You are viewing a plain text version of this content. The canonical link for it is here.
Posted to issues@lucene.apache.org by "ASF subversion and git services (Jira)" <ji...@apache.org> on 2022/08/20 01:05:00 UTC
[jira] [Commented] (LUCENE-9583) How should we expose VectorValues.RandomAccess?

    [ https://issues.apache.org/jira/browse/LUCENE-9583?page=com.atlassian.jira.plugin.system.issuetabpanels:comment-tabpanel&focusedCommentId=17582097#comment-17582097 ] 

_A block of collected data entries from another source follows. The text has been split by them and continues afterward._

class _Bell:

    PORT_TTL = 2.0
    DROP = float(os.environ.get("OTEDAMA_FAULT_BELL_DROP", "0") or 0)

    def __init__(self, store, orig_rank: int):
        self.sock = socket.socket(socket.AF_INET, socket.SOCK_DGRAM)
        self.sock.bind(("127.0.0.1", 0))
        self.sock.setblocking(False)
        self.port = self.sock.getsockname()[1]
        self.orig = orig_rank
        self.store = _clone(store) if store is not None else None
        self._lock = threading.Lock()
        self._ports: dict = {}
        self.rings = 0
        self.dropped = 0
        if self.store is not None:
            self.store.set(_k("bell", orig_rank), str(self.port))

    def _port_of(self, orig: int) -> int | None:
        if orig == self.orig:
            return self.port
        now = time.monotonic()
        with self._lock:
            hit = self._ports.get(orig)
            if hit is not None and now - hit[1] < self.PORT_TTL:
                return hit[0]
            raw = _store_get(self.store, _k("bell", orig)) if self.store is not None else None
            if raw is None:
                return hit[0] if hit else None
            port = int(raw)
            self._ports[orig] = (port, now)
            return port

    def port_at(self, key: str) -> int | None:
        now = time.monotonic()
        with self._lock:
            hit = self._ports.get(key)
            if hit is not None and now - hit[1] < self.PORT_TTL:
                return hit[0]
            raw = _store_get(self.store, key) if self.store is not None else None
            if raw is None:
                return hit[0] if hit else None
            port = int(raw)
            self._ports[key] = (port, now)
            return port

    def ring(self, orig: int, kind: bytes = b"o") -> None:
        port = self._port_of(orig)
        if port is None:
            return
        if self.DROP and random.random() < self.DROP:
            self.dropped += 1
            return
        try:
            self.sock.sendto(kind, ("127.0.0.1", port))
            self.rings += 1
        except OSError:
            pass

    def send_port(self, port: int, msg: bytes) -> bool:
        if self.DROP and random.random() < self.DROP:
            self.dropped += 1
            return False
        try:
            self.sock.sendto(msg, ("127.0.0.1", port))
            return True
        except OSError:
            return False

    def wait(self, timeout: float) -> list[bytes]:
        got: list[bytes] = []
        try:
            ready, _, _ = select.select([self.sock], [], [], max(timeout, 0.0))
        except (OSError, ValueError):
            return got
        if ready:
            while True:
                try:
                    got.append(self.sock.recv(65536))
                except (BlockingIOError, OSError):
                    break
        return got

    def close(self) -> None:
        try:
            self.sock.close()
        except OSError:
            pass


def op_msg(k: int, raw: str) -> bytes:
    return b"o" + k.to_bytes(8, "little") + raw.encode()


def parse_op_msg(msg: bytes) -> tuple[int, dict] | None:
    if len(msg) <= 9 or msg[:1] != b"o":
        return None
    try:
        return int.from_bytes(msg[1:9], "little"), json.loads(msg[9:])
    except ValueError:
        return None


class _Heartbeat:

    def __init__(self, store, orig_rank: int, local: MinerSet, comm: NodeComm | None = None):
        self._origin = store
        self.store = _clone(store)
        self.failures = 0
        self.orig = orig_rank
        self.local = local
        self.comm = comm
        self.extra: dict = {}
        self.stop = threading.Event()
        self.th = threading.Thread(target=self._loop, name=f"otedama-hb-{orig_rank}", daemon=True)

    def start(self):
        self.th.start()

    def payload(self) -> dict:
        st = list(self.local.device_stats().values())
        return {"t": time.time(), "hw": self.local.high_water(), "ep": self.local.epoch,
                "hashes": sum(s["hashes"] for s in st), "shares": sum(s["shares"] for s in st),
                "dropped": sum(s["dropped"] for s in st), "faulted": sum(1 for s in st if s["faulted"]),
                "done": st[0].get("hashes_done_at_s", 0.0) if len(st) == 1 else 0.0,
                "coll": self.comm.collectives if self.comm is not None else 0,
                "ws": sorted(tuple(x) for s in st for x in (s.get("work_started") or []))[-8:],
                "gen": self.comm.info.generation if self.comm is not None else 0,
                "pid": os.getpid(), **self.extra}

    def _loop(self):
        while not self.stop.is_set():
            try:
                self.store.set(_k("hb", self.orig), json.dumps(self.payload()))
            except Exception:
                self.failures += 1
                try:
                    self.store = _clone(self._origin)
                except Exception:
                    pass
            self.stop.wait(HB_INTERVAL)


class _Link:

    def __init__(self, local: MinerSet, comm: NodeComm, log):
        self.local = local
        self.comm = comm
        self.log = log
        self.store = comm.info.store
        self.rows: list[list[int]] = [[0, 0, 0, 0] for _ in range(comm.info.world_size)]
        self.error: BaseException | None = None
        self.tick_seconds: collections.deque = collections.deque(maxlen=1024)
        self.ops_run = 0
        self.reforms = 0

    @property
    def rank(self) -> int:
        return self.comm.info.rank

    @property
    def world(self) -> int:
        return self.comm.info.world_size

    @property
    def tick(self) -> float:
        return DEFAULT_TICK

    def local_counters(self) -> list[int]:
        st = self.local.device_stats().values()
        return [sum(s["hashes"] for s in st), sum(s["shares"] for s in st), sum(s["dropped"] for s in st),
                sum(1 for s in st if s["faulted"])]

    def run_op(self, op: dict, blob, outgoing: list[dict]):
        t0 = time.perf_counter()
        kind = op["op"]
        job, shares = None, None
        try:
            with span(f"otd.node.{kind}"):
                if kind == "job":
                    job = self.comm.broadcast_job(blob)
                elif kind == "gather":
                    shares = self.comm.gather_shares(outgoing)
                elif kind == "stats":
                    self.rows = self.comm.gather_counters(self.local_counters())
                elif kind == "reform":
                    self.comm.reform(list(op["members"]), int(op["gen"]))
                    self.local.set_rank(self.comm.info.rank, self.comm.info.world_size)
                    self.rows = [[0, 0, 0, 0] for _ in range(self.comm.info.world_size)]
                    self.reforms += 1
        finally:
            self.tick_seconds.append(time.perf_counter() - t0)
            self.ops_run += 1
        return job, shares

    def tick_quantile(self, q: float) -> float:
        xs = sorted(self.tick_seconds)
        if not xs:
            return 0.0
        return xs[min(len(xs) - 1, int(q * len(xs)))]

ASF subversion and git services commented on LUCENE-9583:
---------------------------------------------------------

Commit 8308688d786cd6c55fcbe4e59f67966f385989a2 in lucene's branch refs/heads/main from Julie Tibshirani
[ https://gitbox.apache.org/repos/asf?p=lucene.git;h=8308688d786 ]

LUCENE-9583: Remove RandomAccessVectorValuesProducer (#1071)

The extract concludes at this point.